Dietary supplements and herbal medicinal products: For a clear differentiation. Statement of the Society for Phytotherapy (GPT) to the „Article 13 health claim list“ of the EFSA

Abstract

Herbal medicinal products are trusted by the public. Their therapeutic indications are validated in established authorization procedures by regulatory authorities. Regulation (EC) 1924/2006, in effect since 19 January 2007, is dedicated to meet the expectations of the consumers in correctness and scientific validity of health claims for dietary supplements, as claims will have to be authorized by the European Food Safety Authority EFSA in the future.
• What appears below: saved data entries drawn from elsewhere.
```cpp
int32_t scopa_visited_get(scopa_ctx *ctx, uint32_t *h_seq) {
    if (!ctx || !h_seq) return SCOPA_EINVAL;
    SC_REQUIRE(ctx, ctx->has_deal, SCOPA_ESTATE, "scopa_visited_get: no deal set");
    SC_HIP(ctx, hipMemcpyAsync(h_seq, ctx->d_visit, (size_t)ctx->n_infosets * sizeof(uint32_t), hipMemcpyDeviceToHost, ctx->stream));
    SC_HIP(ctx, hipStreamSynchronize(ctx->stream));
    return SCOPA_OK;
}

int32_t scopa_counters(scopa_ctx *ctx, uint64_t *decision_visits, uint64_t *terminal_visits) {
    if (!ctx) return SCOPA_EINVAL;
    static_assert(sizeof(unsigned long long) == 8, "counter layout");
    std::vector<unsigned long long> h(8 + 2 * 1024);
    SC_HIP(ctx, hipMemcpyAsync(h.data(), ctx->d_counters, h.size() * sizeof(unsigned long long), hipMemcpyDeviceToHost, ctx->stream));
    SC_HIP(ctx, hipStreamSynchronize(ctx->stream));
    unsigned long long d = h[0], t = h[1];
    for (int w = 0; w < 1024; w++) { d += h[8 + 2 * w]; t += h[9 + 2 * w]; }
    if (decision_visits) *decision_visits = d;
    if (terminal_visits) *terminal_visits = t;
    return SCOPA_OK;
}

int32_t scopa_prof_device(scopa_ctx *ctx, int64_t *launches, double *kernel_ms) {
    if (!ctx) return SCOPA_EINVAL;
    SC_HIP(ctx, hipStreamSynchronize(ctx->stream));
    const int64_t n = ctx->d_clock ? (ctx->prof_launches < scopa::kClockSamples ? ctx->prof_launches : scopa::kClockSamples) : 0;
    unsigned long long ticks = 0;
    if (n > 0) {
        std::vector<unsigned long long> h((size_t)n * scopa::kClockStride);
        SC_HIP(ctx, hipMemcpy(h.data(), ctx->d_clock, h.size() * sizeof(unsigned long long), hipMemcpyDeviceToHost));
        double ph[3] = {0.0, 0.0, 0.0}, sp[4] = {0.0, 0.0, 0.0, 0.0};
        long long wgs = 0, launches_seen = 0;
        for (int64_t s = 0; s < n; s++) {
            unsigned long long t0 = ~0ull, t1 = 0ull, late = 0ull, longest = 0ull;
            for (int w = 0; w < ctx->clock_grid[s]; w++) {
                const unsigned long long *q = &h[(size_t)s * scopa::kClockStride + 4 * w];
                t0 = q[0] < t0 ? q[0] : t0; t1 = q[3] > t1 ? q[3] : t1;
                for (int k = 0; k < 3; k++) ph[k] += (double)(q[k + 1] - q[k]);
                wgs++;
            }
            for (int w = 0; w < ctx->clock_grid[s]; w++) {
                const unsigned long long *q = &h[(size_t)s * scopa::kClockStride + 4 * w];
                sp[0] += (double)(q[0] - t0);
                late = q[0] - t0 > late ? q[0] - t0 : late;
                longest = q[3] - q[0] > longest ? q[3] - q[0] : longest;
            }
            if (ctx->clock_grid[s]) { sp[1] += (double)late; sp[2] += (double)longest; launches_seen++; }
            if (t1 > t0) ticks += t1 - t0;
        }
        for (int k = 0; k < 3; k++) ctx->prof_phase_us[k] = wgs ? ph[k] * 1e-2 / (double)wgs : 0.0;
        ctx->prof_spread_us[0] = wgs ? sp[0] * 1e-2 / (double)wgs : 0.0;
        ctx->prof_spread_us[1] = launches_seen ? sp[1] * 1e-2 / (double)launches_seen : 0.0;
        ctx->prof_spread_us[2] = launches_seen ? sp[2] * 1e-2 / (double)launches_seen : 0.0;
    }
    if (launches) *launches = n;
    if (kernel_ms) *kernel_ms = (double)ticks * 1e-5;
    return SCOPA_OK;
}

int32_t scopa_prof_phases(scopa_ctx *ctx, double out_us[3]) {
    if (!ctx || !out_us) return SCOPA_EINVAL;
    for (int k = 0; k < 3; k++) out_us[k] = ctx->prof_phase_us[k];
    return SCOPA_OK;
}

int32_t scopa_debug_clock_dump(scopa_ctx *ctx, unsigned long long *out, int32_t n, int32_t max_grid) {
    if (!ctx || !out || n <= 0 || !ctx->d_clock) return SCOPA_EINVAL;
    SC_HIP(ctx, hipStreamSynchronize(ctx->stream));
    const int64_t have = ctx->prof_launches < scopa::kClockSamples ? ctx->prof_launches : scopa::kClockSamples;
    if (have < n) return SCOPA_ESTATE;
    int grid = 0;
    for (int32_t s = 0; s < n; s++) {
        const int64_t slot = (ctx->prof_launches - 1 - s) % scopa::kClockSamples;
        grid = ctx->clock_grid[slot];
        if (grid <= 0 || grid > max_grid) return SCOPA_ELIMIT;
        SC_HIP(ctx, hipMemcpy(out + (size_t)s * max_grid * 4, ctx->d_clock + (size_t)slot * scopa::kClockStride, (size_t)grid * 4 * sizeof(unsigned long long), hipMemcpyDeviceToHost));
    }
    return grid;
}

int32_t scopa_prof_spread(scopa_ctx *ctx, double out_us[3]) {
    if (!ctx || !out_us) return SCOPA_EINVAL;
    for (int k = 0; k < 3; k++) out_us[k] = ctx->prof_spread_us[k];
    return SCOPA_OK;
}

int32_t scopa_prof_enable(scopa_ctx *ctx, int32_t stride) {
    if (!ctx || stride < 0) return SCOPA_EINVAL;
    SC_HIP(ctx, hipStreamSynchronize(ctx->stream));
    ctx->prof_on = stride != 0;
    ctx->prof_stride = stride > 0 ? stride : 1;
    ctx->prof_tick = 0;
    ctx->ev_used = 0;
    ctx->prof_launches = 0;
    ctx->prof_ms = 0.0;
    if (ctx->prof_on) scopa::prof_pool_fill(ctx);
    if (ctx->prof_on && !ctx->d_clock)
        SC_HIP(ctx, hipMalloc(&ctx->d_clock, (size_t)scopa::kClockSamples * scopa::kClockStride * sizeof(unsigned long long)));
    return SCOPA_OK;
}

int32_t scopa_prof_read(scopa_ctx *ctx, int64_t *launches, double *kernel_ms) {
    if (!ctx) return SCOPA_EINVAL;
    SC_HIP(ctx, hipStreamSynchronize(ctx->stream));
    for (size_t i = 0; i + 1 < ctx->ev_used; i += 2) {
        float ms = 0.f;
        if (hipEventElapsedTime(&ms, ctx->ev_pool[i], ctx->ev_pool[i + 1]) == hipSuccess) ctx->prof_ms += ms;
    }
    ctx->ev_used = 0;
    if (launches) *launches = ctx->prof_launches;
    if (kernel_ms) *kernel_ms = ctx->prof_ms;
    return SCOPA_OK;
}

}
```

### scopa_amd/csrc/scopa_mccfr.hip

```cpp
#include <hip/hip_ext.h>

#include "scopa_ctx.h"
#include "scopa_p2p.h"
#include "scopa_philox.h"

using namespace scopa;

namespace {

__device__ __forceinline__ void mc_sigma(const double *R, int n, double *sigma) {
    double pos[4];
#pragma unroll
    for (int i = 0; i < 4; i++) pos[i] = (i < n && R[i] > 0.0) ? R[i] : 0.0;
    double s = pos[0];
#pragma unroll
    for (int i = 1; i < 4; i++) if (i < n) s += pos[i];
#pragma unroll
    for (int i = 0; i < 4; i++) sigma[i] = i < n ? (s == 0.0 ? 1.0 / (double)n : pos[i] / s) : 0.0;
}
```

The EC „Consolidated List of Article 13 Health Claims“ [1] published by the EFSA in January 2009 seems to contradict these expectations. In this list the claim proposals of manufacturers of dietary supplements from all over Europe are presented. This list contains, besides many other substances, almost all herbal drugs in „well-established use“ or „traditional use“ as herbal medicinal products with therapeutic indications authorized by European drug regulatory agencies, as e.g. the German drug regulatory authority BfArM. This fact has raised doubts, whether it will be possible also in the future to distinguish dietary supplements with scientifically unfounded claims from herbal medicinal products authorized for the treatment of patients and therefore meeting high quality standards.